Exploring Substances: Acidic, Basic, and Neutral – Formula & Equation Sheet
Essential formulas and equations from Curiosity, tailored for Class 7 in Science.
This one-pager compiles key formulas and equations from the Exploring Substances: Acidic, Basic, and Neutral chapter of Curiosity. Ideal for exam prep, quick reference, and solving time-bound numerical problems accurately.
Key concepts & formulas
Essential formulas, key terms, and important concepts for quick reference and revision.
Formulas
pH = -log[H⁺]
pH indicates the acidity or basicity of a solution, where [H⁺] is the concentration of hydrogen ions (in mol/L). A lower pH value indicates acidity, while a higher value indicates basicity. Useful for determining the nature of a solution.
Neutralization Reaction: Acid + Base → Salt + Water
This general equation represents the neutralization process, yielding a salt and water. Commonly observed in titration experiments in chemistry.
[H⁺] x [OH⁻] = 1 x 10⁻¹⁴
This relationship holds true for aqueous solutions at 25°C, where [H⁺] is hydrogen ion concentration and [OH⁻] is hydroxide ion concentration. It emphasizes the balance in neutral solutions.
Litmus Test: Acid (Red) | Base (Blue)
Indicates the nature of a solution using litmus paper. Red litmus turns blue in basic solutions, and blue litmus turns red in acidic solutions.
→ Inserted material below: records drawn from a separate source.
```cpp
int dv3_transpose_f32(const float* x, float* y, const float* add, int32_t B, int32_t R,
                      int32_t C, float alpha, void* stream);
int dv3_axpby_f32(const float* a, const float* b, float* out, int64_t n, float alpha,
                  void* stream);
int dv3_sum_scalars_f32(const float* a, const float* b, const float* c, const float* d, float* out, void* stream);
int dv3_memset_b8(void* p, int32_t value, int64_t bytes, void* stream);
int dv3_memset_rows_b8(void* p, int32_t value, int64_t rows, int64_t row_bytes, int64_t row_stride_bytes, void* stream);
int dv3_zero_tail_b32(void* x, int64_t rows, int32_t T, int32_t words, const int32_t* t_valid, int32_t mult,
                      int32_t max_tail, void* stream);
int dv3_zero_tail_items_b32(void* x, int32_t B, int64_t rows_per_item, int32_t T, int32_t words, const int32_t* len,
                            int32_t mult, int32_t max_tail, void* stream);
int dv3_embedding_bct_f32(const int64_t* idx, const float* w, float* out,
                          const uint32_t* mask, int32_t mask_rs, float drop_scale,
                          int32_t B, int32_t T, int32_t C, int32_t n_vocab, void* stream);
int dv3_embedding_bct_bwd_f32(const int64_t* idx, const float* dout, float* dw,
                              const uint32_t* mask, int32_t mask_rs, float drop_scale,
                              int32_t B, int32_t T, int32_t C, int32_t n_vocab,
                              int32_t padding_idx, void* stream);
int dv3_sincos_pos_bct_f32(const int64_t* pos, const float* table, const float* w,
                           int32_t w_per_batch, const float* base, float* out, int32_t B,
                           int32_t T, int32_t C, int32_t n_pos, int32_t apply_sincos,
                           void* stream);
int dv3_sincos_pos_table_bwd_f32(const int64_t* pos, const float* table, const float* w, int32_t w_per_batch,
                                 const float* dout, float* dtable, int32_t B, int32_t T, int32_t C,
                                 int32_t n_pos, int32_t apply_sincos, void* stream);
int dv3_sincos_pos_bwd_f32(const int64_t* pos, const float* table, const float* w,
                           int32_t w_per_batch, const float* dout, float* dw, int32_t B, int32_t T,
                           int32_t C, int32_t n_pos, void* stream);
int dv3_sincos_pos_bwd2_f32(const int64_t* pos, const float* table, const float* w,
// ... 295 lines not shown
```

Baseline: 3.873 million.

## Add LDS-staged fused attention forward and one-tile-per-workgroup spectrogram loss kernel

Adds a fused attention forward kernel that reads V directly, which removes the separate transpose. It stages Q/K/V chunks through double-buffered LDS with register prefetch and uses up to 160 KB of dynamic shared memory. The spectrogram loss gets a new kernel that launches one workgroup per 64x64 tile and uses 16-byte accesses where aligned, replacing the capped persistent grid. The loss finish reduction is also unrolled to keep more loads in flight. Risks are lower occupancy from the large LDS footprint, and the hand-written struct field must match the Python ctypes descriptor layout.

```diff
diff --git a/deepvoice3_pytorch_amd/csrc/attention.hip b/deepvoice3_pytorch_amd/csrc/attention.hip
--- a/deepvoice3_pytorch_amd/csrc/attention.hip
+++ b/deepvoice3_pytorch_amd/csrc/attention.hip
@@ -184,6 +184,195 @@
   }
 }
 
+template <int NKT_MAX, int EC>
+__global__ __launch_bounds__(256) void attn_fwd_lds_kernel(const dv3_attn_fwd_desc p, int bufsz) {
+  extern __shared__ float sc[];
+  constexpr int RPT = EC / 8;
+  constexpr int TILE = EC * 32;
+  constexpr int NACC = (NKT_MAX + 3) / 4;
+  const int tid = threadIdx.x, lane = tid & 63, wave = tid >> 6;
+  const int l31 = lane & 31, lhi = lane >> 5;
+  const int col = tid & 31, rg = tid >> 5;
+  const int nqb = (p.Tq + 31) / 32;
+  const int lin = dv3_xcd_remap(blockIdx.x, gridDim.x);
+  const int qblk = lin % nqb, b = lin / nqb, t0 = qblk * 32;
+  const int E = p.E, Tq = p.Tq, Tk = p.Tk;
+  const int ld = Tk + 1;
+  const int nkt = (Tk + 31) / 32;
+  float* stage = sc + 32 * ld;
+  const float* __restrict__ qb = p.q + (int64_t)b * E * Tq;
+  const float* __restrict__ kb = p.k + (int64_t)b * E * Tk;
+  const float* __restrict__ vb = p.v + (int64_t)b * E * Tk;
+  {
+    const int wrot = (wave + qblk + b) & 3;
+    float st0[NKT_MAX + 1][RPT], st1[NKT_MAX + 1][RPT];
+    const int tqc = min(t0 + col, Tq - 1);
+    auto fetch1 = [&](float (&st)[NKT_MAX + 1][RPT], int e0) __attribute__((always_inline)) {
+#pragma unroll
+      for (int rr = 0; rr < RPT; ++rr) {
+        const int ch = min(e0 + rg + 8 * rr, E - 1);
+        st[0][rr] = qb[(int64_t)ch * Tq + tqc];
+#pragma unroll
+        for (int j = 1; j <= NKT_MAX; ++j) st[j][rr] = kb[(int64_t)ch * Tk + min((j - 1) * 32 + col, Tk - 1)];
+      }
+    };
+    auto stash1 = [&](const float (&st)[NKT_MAX + 1][RPT], int e0, float* buf) __attribute__((always_inline)) {
+#pragma unroll
+      for (int rr = 0; rr < RPT; ++rr) {
+        const bool row = e0 + rg + 8 * rr < E;
+        buf[(rg + 8 * rr) * 32 + col] = (row && t0 + col < Tq) ? st[0][rr] : 0.f;
+#pragma unroll
+        for (int j = 1; j <= NKT_MAX; ++j)
+          buf[j * TILE + (rg + 8 * rr) * 32 + col] = (row && (j - 1) * 32 + col < Tk) ? st[j][rr] : 0.f;
+      }
+    };
+    f32x16 acc[NACC];
+#pragma unroll
+    for (int j = 0; j < NACC; ++j)
+#pragma unroll
+      for (int r = 0; r < 16; ++r) acc[j][r] = 0.f;
+    const int nch = (E + EC - 1) / EC;
+    auto step1 = [&](int c, float (&fetch_to)[NKT_MAX + 1][RPT], const float (&stash_from)[NKT_MAX + 1][RPT])
+        __attribute__((always_inline)) {
+      const float* cur = stage + (c & 1) * bufsz;
+      fetch1(fetch_to, (c + 2) * EC);
+      const int np = (min(EC, E - c * EC) + 1) >> 1;
+      float a[EC / 2];
+#pragma unroll
+      for (int i = 0; i < EC / 2; ++i) a[i] = cur[(2 * i + lhi) * 32 + l31];
+#pragma unroll
+      for (int j = 0; j < NACC; ++j) {
+        const int kt = wrot + 4 * j;
+        if (kt < nkt) {
+          const float* kt_ = cur + (1 + kt) * TILE + lhi * 32 + l31;
+          float bk[EC / 2];
+#pragma unroll
+          for (int i = 0; i < EC / 2; ++i) bk[i] = kt_[i * 64];
+          if (np == EC / 2) {
+#pragma unroll
+            for (int i = 0; i < EC / 2; ++i) acc[j] = __builtin_amdgcn_mfma_f32_32x32x2f32(a[i], bk[i], acc[j], 0, 0, 0);
+          } else {
+#pragma unroll
+            for (int i = 0; i < EC / 2; ++i)
+              if (i < np) acc[j] = __builtin_amdgcn_mfma_f32_32x32x2f32(a[i], bk[i], acc[j], 0, 0, 0);
+          }
+        }
+      }
+      stash1(stash_from, (c + 1) * EC, stage + ((c + 1) & 1) * bufsz);
+      __syncthreads();
+    };
+    fetch1(st0, 0);
+    fetch1(st1, EC);
+    stash1(st0, 0, stage);
+    __syncthreads();
+    for (int c = 0; c < nch; c += 2) {
+      step1(c, st0, st1);
+      if (c + 1 < nch) step1(c + 1, st1, st0);
+    }
+#pragma unroll
+    for (int j = 0; j < NACC; ++j) {
+      const int cl = (wrot + 4 * j) * 32 + l31;
+      if (cl < Tk) {
+#pragma unroll
+        for (int r = 0; r < 16; ++r) sc[((r & 3) + 8 * (r >> 2) + 4 * lhi) * ld + cl] = acc[j][r];
+      }
+    }
+  }
+  const int npass = (E + 127) / 128, n_steps = npass * nkt;
+  float sv0[16], sv1[16];
+  auto fetch3 = [&](float (&sv)[16], int s) __attribute__((always_inline)) {
+    const int e0 = (s / nkt) * 128, n = min((s % nkt) * 32 + col, Tk - 1);
+#pragma unroll
+    for (int j = 0; j < 16; ++j) sv[j] = vb[(int64_t)min(e0 + rg + 8 * j, E - 1) * Tk + n];
+  };
+  auto stash3 = [&](const float (&sv)[16], int s, float* buf) __attribute__((always_inline)) {
+    const int e0 = (s / nkt) * 128;
+    const bool key = (s % nkt) * 32 + col < Tk;
+#pragma unroll
+    for (int j = 0; j < 16; ++j) buf[(rg + 8 * j) * 34 + col] = (key && e0 + rg + 8 * j < E) ? sv[j] : 0.f;
+  };
+  fetch3(sv0, 0);
+  fetch3(sv1, 1);
+  __syncthreads();
+  {
+    const int row = tid >> 3, sub = tid & 7;
+    const int t = t0 + row;
+    int hi = Tk;
+    if (p.key_len) hi = min(hi, p.key_len[b]);
+    float* s = sc + row * ld;
+    float mx = -INFINITY;
+    for (int n = sub; n < hi; n += 8) mx = fmaxf(mx, s[n]);
+#pragma unroll
+    for (int off = 4; off > 0; off >>= 1) mx = fmaxf(mx, __shfl_xor(mx, off, 64));
+    float sum = 0.f;
+    for (int n = sub; n < hi; n += 8) sum += expf(s[n] - mx);
+#pragma unroll
+    for (int off = 4; off > 0; off >>= 1) sum += __shfl_xor(sum, off, 64);
+    const float inv = 1.0f / sum;
+    const float pd_scale = p.pd_scale_dev ? p.pd_scale * p.pd_scale_dev[0] : p.pd_scale;
+    const int64_t grow = (int64_t)b * Tq + t;
+    for (int n = sub; n < Tk; n += 8) {
+      float v = 0.f;
+      if (n < hi) v = expf(s[n] - mx) * inv;
+      float d = v;
+      if (p.mask && t < Tq) d = dv3_keep(p.mask, grow, p.mask_rs, n) ? v * p.drop_scale : 0.f;
+      d *= pd_scale;
+      s[n] = d;
+      if (t < Tq) {
+        p.P[grow * Tk + n] = v;
+        p.pd[grow * Tk + n] = d;
+      }
+    }
+  }
+  stash3(sv0, 0, stage);
+  __syncthreads();
+  f32x16 acc;
+  auto step3 = [&](int s, float (&fetch_to)[16], const float (&stash_from)[16]) __attribute__((always_inline)) {
+    const float* cur = stage + (s & 1) * bufsz;
+    fetch3(fetch_to, s + 2);
+    const int et = (s / nkt) * 4 + wave, n0 = (s % nkt) * 32;
+    if (n0 == 0) {
+#pragma unroll
+      for (int r = 0; r < 16; ++r) acc[r] = 0.f;
+    }
+    if (et * 32 < E) {
+      const int np = (min(32, Tk - n0) + 1) >> 1;
+      const float* a_ = cur + (wave * 32 + l31) * 34 + lhi;
+      const float* b_ = sc + l31 * ld;
+      float av[16], bv[16];
+#pragma unroll
+      for (int i = 0; i < 16; ++i) {
+        av[i] = a_[2 * i];
+        bv[i] = b_[min(n0 + 2 * i + lhi, Tk - 1)];
+      }
+      if (np == 16) {
+#pragma unroll
+        for (int i = 0; i < 16; ++i) acc = __builtin_amdgcn_mfma_f32_32x32x2f32(av[i], bv[i], acc, 0, 0, 0);
+      } else {
+#pragma unroll
+        for (int i = 0; i < 16; ++i)
+          if (i < np) acc = __builtin_amdgcn_mfma_f32_32x32x2f32(av[i], bv[i], acc, 0, 0, 0);
+      }
+      if (n0 + 32 >= Tk) {
+        const int t = t0 + l31;
+        if (t < Tq) {
+#pragma unroll
+          for (int r = 0; r < 16; ++r) {
+            const int ec = et * 32 + (r & 3) + 8 * (r >> 2) + 4 * lhi;
+            if (ec < E) p.ctx[((int64_t)b * E + ec) * Tq + t] = acc[r];
+          }
+        }
+      }
+    }
+    stash3(stash_from, s + 1, stage + ((s + 1) & 1) * bufsz);
+    __syncthreads();
+  };
+  for (int s = 0; s < n_steps; s += 2) {
+    step3(s, sv0, sv1);
+    if (s + 1 < n_steps) step3(s + 1, sv1, sv0);
+  }
+}
+
 __global__ __launch_bounds__(64) void attn_argmax_kernel(const float* __restrict__ p, int Tk,
                                                          int32_t* __restrict__ out) {
   const int lane = threadIdx.x;
@@ -222,12 +411,37 @@
   return dv3_check_launch("attn_softmax_bwd_f32");
 }
 
+namespace {
+template <int NKT_MAX, int EC>
+int launch_attn_fwd_lds(const dv3_attn_fwd_desc* d, hipStream_t st) {
+  const int stage1 = (1 + NKT_MAX) * EC * 32, stage3 = 128 * 34;
+  const int bufsz = stage1 > stage3 ? stage1 : stage3;
+  const size_t lds = ((size_t)32 * (d->Tk + 1) + 2 * (size_t)bufsz) * sizeof(float);
+  DV3_REQUIRE(lds <= 160 * 1024, "attn_fwd: Tk = %d too long for the fused kernel (use the unfused path)", d->Tk);
+  static bool attr_set = false;
+  if (!attr_set) {
+    hipError_t e = hipFuncSetAttribute((const void*)attn_fwd_lds_kernel<NKT_MAX, EC>,
+                                       hipFuncAttributeMaxDynamicSharedMemorySize, 160 * 1024);
+    if (e != hipSuccess) {
+      dv3_set_error("attn_fwd: hipFuncSetAttribute: %s", hipGetErrorString(e));
+      return DV3_ELAUNCH;
+    }
+    attr_set = true;
+  }
+  hipLaunchKernelGGL((attn_fwd_lds_kernel<NKT_MAX, EC>), dim3(dv3_cdiv(d->Tq, 32) * d->B), dim3(256), lds, st, *d, bufsz);
+  return dv3_check_launch("attn_fwd");
+}
+}
+
 extern "C" int dv3_attn_fwd_f32(const dv3_attn_fwd_desc* d, void* stream) {
-  DV3_REQUIRE(d && d->q && d->k && d->vT && d->ctx && d->P && d->pd, "attn_fwd: null pointer");
+  DV3_REQUIRE(d && d->q && d->k && (d->vT || d->v) && d->ctx && d->P && d->pd, "attn_fwd: null pointer");
   DV3_REQUIRE(d->B > 0 && d->E > 0 && d->Tq > 0 && d->Tk > 0 && d->B <= 65535, "attn_fwd: bad dims");
   if (d->mask) DV3_REQUIRE(d->mask_rs * 32 >= d->Tk, "attn_fwd: mask row stride too small");
+  DV3_REQUIRE(d->Tk <= 511, "attn_fwd: Tk = %d too long for the fused kernel (use the unfused path)", d->Tk);
+  if (d->v) {
+    return d->Tk <= 160 ? launch_attn_fwd_lds<5, 32>(d, (hipStream_t)stream) : launch_attn_fwd_lds<16, 8>(d, (hipStream_t)stream);
+  }
   const size_t lds = (size_t)32 * (d->Tk + 1) * sizeof(float);
-  DV3_REQUIRE(lds <= 64 * 1024, "attn_fwd: Tk = %d too long for the fused kernel (use the unfused path)", d->Tk);
   hipLaunchKernelGGL(attn_fwd_kernel, dim3(dv3_cdiv(d->Tq, 32), d->B), dim3(256), lds, (hipStream_t)stream, *d);
   return dv3_check_launch("attn_fwd");
 }
diff --git a/deepvoice3_pytorch_amd/csrc/loss.hip b/deepvoice3_pytorch_amd/csrc/loss.hip
--- a/deepvoice3_pytorch_amd/csrc/loss.hip
+++ b/deepvoice3_pytorch_amd/csrc/loss.hip
@@ -254,6 +254,129 @@
   block_reduce4(acc, p.scratch + (int64_t)blockIdx.x * 4);
 }
 
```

Quick qualitative assessment.
Lime Water Preparation: Ca(OH)₂ + H₂O
Lime water is prepared by dissolving calcium hydroxide (Ca(OH)₂) in water. It is used to test for carbon dioxide by turning milky when CO₂ is bubbled through it.
pH Indicator Range: 0-14
Measures acidity (0-6) and basicity (8-14); a pH of 7 indicates neutrality. Conceptually important for understanding solution properties.
[OH⁻] = Kw/[H⁺]
Where Kw = 1 x 10⁻¹⁴; useful for calculating hydroxide ion concentration when hydrogen ion concentration is known.
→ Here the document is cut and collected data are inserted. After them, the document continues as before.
# aexoden/snesimage

Measured on AMD Instinct MI355X. Metric: candidate palettes scored/sec, higher is better.
Workload: dtype f32

## Files before the change

snesimage_amd/csrc/kernels.hpp:

```cpp
#pragma once
#include "color.hpp"

namespace snes {

constexpr int kMaxScales = SSIM2_NUM_SCALES;
constexpr int kBlurRadius = 5;

SNES_HD long long idx_c4(int x, int y, int H) { return ((long long)(x >> 2) * H + y) * 4 + (x & 3); }
SNES_HD long long idx_r4(int x, int y, int W) { return ((long long)(y >> 2) * W + x) * 4 + (y & 3); }
SNES_HD long long idx_xt4(int x, int y, int H) { return ((((long long)(x >> 6) * (H >> 2)) + (y >> 2)) << 8) + ((x & 63) << 2) + (y & 3); }

struct BlurK {
    float n2[3];
    float d1[3];
};

struct Geom {
    int W, H, nscales;
    int sw[kMaxScales], sh[kMaxScales];
    int th[kMaxScales];
    long long off_xyb[kMaxScales], off_xybT[kMaxScales], off_hout[kMaxScales];
    long long cand_stride;
    long long src_off[kMaxScales];
};
// ... 318 lines not shown
            float v[3];
            const int o4 = down_odd_row(G, 5, by) - 2 * by;
            for (int c = 0; c < 3; c++) { float sum = 0.0f; sum += l4[c][0][0]; sum += l4[c][0][1]; sum += l4[c][o4][0]; sum += l4[c][o4][1]; v[c] = sum * 0.25f; }
            float X, Y, B;
            linear_to_positive_xyb(v[0], v[1], v[2], X, Y, B);
            if (by >= G.th[5]) X = Y = B = 0.0f;
            size_t ns = (size_t)WS * HS;
            float *o = wbase + (CAND ? G.off_xyb[5] : G.src_off[5]);
            float *oT = CAND ? (wbase + G.off_xybT[5]) : (P.workT + G.src_off[5]);
            o[(size_t)by * WS + bx] = X; o[ns + (size_t)by * WS + bx] = Y; o[2 * ns + (size_t)by * WS + bx] = B;
            oT[(size_t)bx * HS + by] = X; oT[ns + (size_t)bx * HS + by] = Y; oT[2 * ns + (size_t)bx * HS + by] = B;
        }
    }
#undef SNES_DOWN_LEVEL
}

__global__ __launch_bounds__(256) void k_source_scale0(const uint8_t *__restrict__ orig, const float *__restrict__ eotf, int W, int H,
                                                       float *__restrict__ lin0, float *__restrict__ img1, float *__restrict__ img1T) {
    int px = blockIdx.x * blockDim.x + threadIdx.x;
    if (px >= W * H) return;
    int x = px % W, y = px / W;
    uint32_t o = reinterpret_cast<const uint32_t *>(orig)[px];
    float r = eotf[o & 0xff], g = eotf[(o >> 8) & 0xff], b = eotf[(o >> 16) & 0xff];
    size_t n = (size_t)W * H;
    lin0[px] = r; lin0[n + px] = g; lin0[2 * n + px] = b;
    float X, Y, B;
    linear_to_positive_xyb(r, g, b, X, Y, B);
    img1[px] = X; img1[n + px] = Y; img1[2 * n + px] = B;
    size_t pt = (size_t)x * H + y;
    img1T[pt] = X; img1T[n + pt] = Y; img1T[2 * n + pt] = B;
}

__device__ __forceinline__ void maps_accumulate(double (&acc)[6], float m1, float sd1, float a1, double r1, float m2, float v22, float v12, float i2) {
    const float mu22 = m2 * m2, mu12 = m1 * m2;
    const float mu_diff = m1 - m2;
    const float num_m = fmaf(mu_diff, -mu_diff, 1.0f);
    const float num_s = fmaf(2.0f, v12 - mu12, SSIM2_C2);
    const float denom_s = sd1 + (v22 - mu22) + SSIM2_C2;
    double d = 1.0 - (double)((num_m * num_s) / denom_s);
    d = d > 0.0 ? d : 0.0;
    acc[0] += d;
    const double dd = d * d;
    acc[1] += dd * dd;
    const double d1 = ((double)fabsf(i2 - m2) - (double)a1) * r1;
    const double art = d1 > 0.0 ? d1 : 0.0;
    const double det = (-d1) > 0.0 ? (-d1) : 0.0;
    acc[2] += art;
    const double a2 = art * art;
    acc[3] += a2 * a2;
    acc[4] += det;
    const double l2 = det * det;
    acc[5] += l2 * l2;
}
__device__ __forceinline__ float source_sd1(float mu1, float sigma11) { const float mu11 = mu1 * mu1; return sigma11 - mu11; }
__device__ __forceinline__ float source_a1(float img1, float mu1) { return fabsf(img1 - mu1); }
__device__ __forceinline__ double source_r1(float a1) { return 1.0 / (1.0 + (double)a1); }
__global__ __launch_bounds__(256) void k_src_pad_rows(Geom G, float *__restrict__ sd1, double *__restrict__ r1) {
    const int s = (int)blockIdx.y;
    if (s >= G.nscales) return;
    const int W = G.sw[s], pad = G.sh[s] - G.th[s];
    const int n = 3 * W * pad;
    for (int i = (int)(blockIdx.x * blockDim.x + threadIdx.x); i < n; i += (int)(gridDim.x * blockDim.x)) {
        const int c = i / (W * pad), rem = i - c * (W * pad);
        const size_t idx = (size_t)G.src_off[s] + (size_t)c * W * G.sh[s] + (size_t)G.th[s] * W + rem;
        sd1[idx] = __builtin_nanf("");
        r1[idx] = 0.0;
    }
}

struct HParams {
    Geom G; BlurK K;
    int s, npairs, ncol, perceptual, use_maps, sub_size;
    const unsigned long long *packT; const float *pal_xyb; const float *cand_tab; const float *cand_lab; const float *labpxT;
    const float *in1T;
    const float *in2T;
    float *work;
    const uint8_t *mapsT; const uint8_t *tile_pal;
};

template <bool S0, bool PERCEPTUAL>
__global__ __launch_bounds__(256) void k_hpass(HParams P) {
    __shared__ __attribute__((aligned(16))) float buf[3][256][20];
    __shared__ float s_lut[3][256];
    const Geom &G = P.G;
    const int s = P.s;
    const int W = G.sw[s], H = G.sh[s];
    const int t = threadIdx.x;
    const int ppw = 256 / H;
    const int ql = t / H, y = t - ql * H;
    const int pair_raw = blockIdx.x * ppw + ql;
    const bool active = ql < ppw && pair_raw < P.npairs;
    const int pair = active ? pair_raw : 0;
    const int cand = pair / 3, ch = pair - cand * 3;
    const size_t ns = (size_t)W * H;

    float cand_v = 0.0f; uint32_t crgb = 0; Lab cl; cl.l = cl.a = cl.b = 0.0f; uint32_t cand_slot_ci = 0xffffffffu;
    if (S0) {
        for (int i = t; i < 3 * 256; i += 256) { int c = i >> 8, j = i & 255; s_lut[c][j] = (j < P.ncol + 2) ? P.pal_xyb[3 * j + c] : 0.0f; }
        cand_v = P.cand_tab[8 * (size_t)cand + 3 + ch];
        crgb = __float_as_uint(P.cand_tab[8 * (size_t)cand + 6]);
        cand_slot_ci = __float_as_uint(P.cand_tab[8 * (size_t)cand + 7]);
        if (PERCEPTUAL) { cl.l = P.cand_lab[3 * cand]; cl.a = P.cand_lab[3 * cand + 1]; cl.b = P.cand_lab[3 * cand + 2]; }
        __syncthreads();
    }
    const float *in1 = P.in1T + (size_t)ch * ns;
    const float *in2 = S0 ? nullptr : (P.in2T ? P.in2T + (size_t)ch * ns : P.work + (size_t)cand * G.cand_stride + G.off_xybT[s] + (size_t)ch * ns);
// ... 279 lines not shown
```

snesimage_amd/csrc/kernels_sparse.hpp:

```cpp
#pragma once
#include "kernels.hpp"

namespace snes {

constexpr int kGroupsTotal = 126;

struct CandMeta {
    int ngroups[kMaxScales];
    int xmin;
    int won;
    unsigned char glist[kGroupsTotal + 2];
    short gslot[kGroupsTotal];
    unsigned char gcb[kGroupsTotal];
};
__device__ __forceinline__ int item_k(unsigned int it) { return (int)(it >> 14); }
__device__ __forceinline__ int item_g(unsigned int it) { return (int)((it >> 8) & 63u); }
__device__ __forceinline__ int item_j(unsigned int it) { return (int)((it >> 2) & 63u); }
__device__ __forceinline__ int item_ch(unsigned int it) { return (int)(it & 3u); }
constexpr int kColBuckets = 4;
constexpr int kItemLists = kMaxScales * kColBuckets;

struct SparseGeom {
    long long off_lin[kMaxScales], off_xybC[kMaxScales], off_xybR[kMaxScales], off_hout[kMaxScales];
    long long cand_stride;
// ... 844 lines not shown
                if (P.perceptual && !is_base) {
                    const int px0 = y * W + (g << 2);
                    const uint32_t b4 = (P.bitmap[(size_t)k * (G.W * G.H / 32) + (px0 >> 5)] >> (px0 & 31)) & 0xfu;
                    c0 = (b4 & 1u) ? (uint32_t)P.ncol : (c_pa.x >> 24); c1 = (b4 & 2u) ? (uint32_t)P.ncol : (c_pa.z >> 24);
                    c2 = (b4 & 4u) ? (uint32_t)P.ncol : (c_pb.x >> 24); c3 = (b4 & 8u) ? (uint32_t)P.ncol : (c_pb.z >> 24);
                } else {
                    c0 = sparse_ci(c_pa.x, c_pa.y & never, crgb, (uint32_t)P.ncol); c1 = sparse_ci(c_pa.z, c_pa.w & never, crgb, (uint32_t)P.ncol);
                    c2 = sparse_ci(c_pb.x, c_pb.y & never, crgb, (uint32_t)P.ncol); c3 = sparse_ci(c_pb.z, c_pb.w & never, crgb, (uint32_t)P.ncol);
                }
                r2[u].x = c0 == (uint32_t)P.ncol ? cand_v : s_lut[ch][c0]; r2[u].y = c1 == (uint32_t)P.ncol ? cand_v : s_lut[ch][c1];
                r2[u].z = c2 == (uint32_t)P.ncol ? cand_v : s_lut[ch][c2]; r2[u].w = c3 == (uint32_t)P.ncol ? cand_v : s_lut[ch][c3];
            }
            const float v1[4] = {r1[u].x, r1[u].y, r1[u].z, r1[u].w}, v2[4] = {r2[u].x, r2[u].y, r2[u].z, r2[u].w};
            const float l1[4] = {r1[ua].z, r1[ua].w, r1[ub].x, r1[ub].y}, l2[4] = {r2[ua].z, r2[ua].w, r2[ub].x, r2[ub].y};
            float outp[3][4];
#pragma unroll
            for (int q = 0; q < 4; q++) {
                const float s0 = l2[q] + v2[q];
                const float s1 = (l2[q] * l2[q]) + (v2[q] * v2[q]);
                const float s2 = (l1[q] * l2[q]) + (v1[q] * v2[q]);
                if ((q & 1) == 0) { SNES_HSTEP(s0, sa[0], sb[0], outp[0][q]) SNES_HSTEP(s1, sa[1], sb[1], outp[1][q]) SNES_HSTEP(s2, sa[2], sb[2], outp[2][q]) }
                else { SNES_HSTEP(s0, sb[0], sa[0], outp[0][q]) SNES_HSTEP(s1, sb[1], sa[1], outp[1][q]) SNES_HSTEP(s2, sb[2], sa[2], outp[2][q]) }
            }
            if (g >= 1) {
#pragma unroll
                for (int p = 0; p < 3; p++) {
                    s_tr[p][lane * 5 + 0] = outp[p][0]; s_tr[p][lane * 5 + 1] = outp[p][1]; s_tr[p][lane * 5 + 2] = outp[p][2]; s_tr[p][lane * 5 + 3] = outp[p][3];
                }
                __syncthreads();
                const int x = ((g - 1) << 2) + li;
                const size_t o = ((size_t)(x >> 6) << 8) + ((size_t)(x & 63) << 2);
                if (valid) {
#pragma unroll
                    for (int p = 0; p < 3; p++) {
                        float4 v;
                        v.x = s_tr[p][(k4 + 0) * 5 + li]; v.y = s_tr[p][(k4 + 1) * 5 + li]; v.z = s_tr[p][(k4 + 2) * 5 + li]; v.w = s_tr[p][(k4 + 3) * 5 + li];
                        *reinterpret_cast<float4 *>(out + (size_t)p * 4 * W + o) = v;
                    }
                }
                __syncthreads();
            }
        }
    }
    }
}
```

Acids and Bases: HA → H⁺ + A⁻
Denotes the dissociation of an acid (HA) into hydrogen ions (H⁺) and its conjugate base (A⁻). Provides insight into acid strength.
Ksp = [Ca²⁺][OH⁻]²
Specifically for calcium hydroxide, where Ksp is the solubility product constant. Important for understanding solubility in water.
Hydronium Ion Formation: H₂O + H⁺ → H₃O⁺
Describes how water reacts with a proton (H⁺) to form hydronium ion (H₃O⁺), crucial in acidic solutions.
Equations
Ohm’s Law: V = IR
V is voltage (volts), I is current (amperes), and R is resistance (ohms). It defines the relationship between current and voltage in a circuit, useful for electronics.
Total Volume of Solutions: V₁ + V₂ = V_total
Where V₁ and V₂ are volumes of mixed solutions. Useful for understanding concentration changes in mixtures.
Concentration Calculation: C = n/V
Where C is concentration (mol/L), n is number of moles, and V is volume (L). Important for preparing solutions in chemistry.
Dilution Equation: C₁V₁ = C₂V₂
Relates the concentrations and volumes of a concentrated solution (C₁, V₁) and a diluted solution (C₂, V₂). Useful for calculating dilutions.
Law of Conservation of Mass: m_reactants = m_products
Indicates that mass is neither created nor destroyed in a chemical reaction. Essential for balancing chemical equations.
Chemical Reaction Rate: Rate = Δ[reactants]/Δt
Defines the change in concentration of reactants over time (t), important for understanding reaction speeds.
Equilibrium Constant: K_eq = [products]/[reactants]
Represents the ratio of concentrations at equilibrium. Useful for predicting reaction direction.
Reaction Yield: Percent Yield = (Actual Yield/Theoretical Yield) x 100
Compares actual vs. expected product amounts, helping assess experimental efficiency.
Molarity (M) = moles of solute/Liters of solution
Molarity describes the concentration of a solution, important for stoichiometry in chemical reactions.
Combustion Reaction: CₓHᵧ + O₂ → CO₂ + H₂O
General equation for combustion involving hydrocarbons, crucial for understanding energy production in reactions.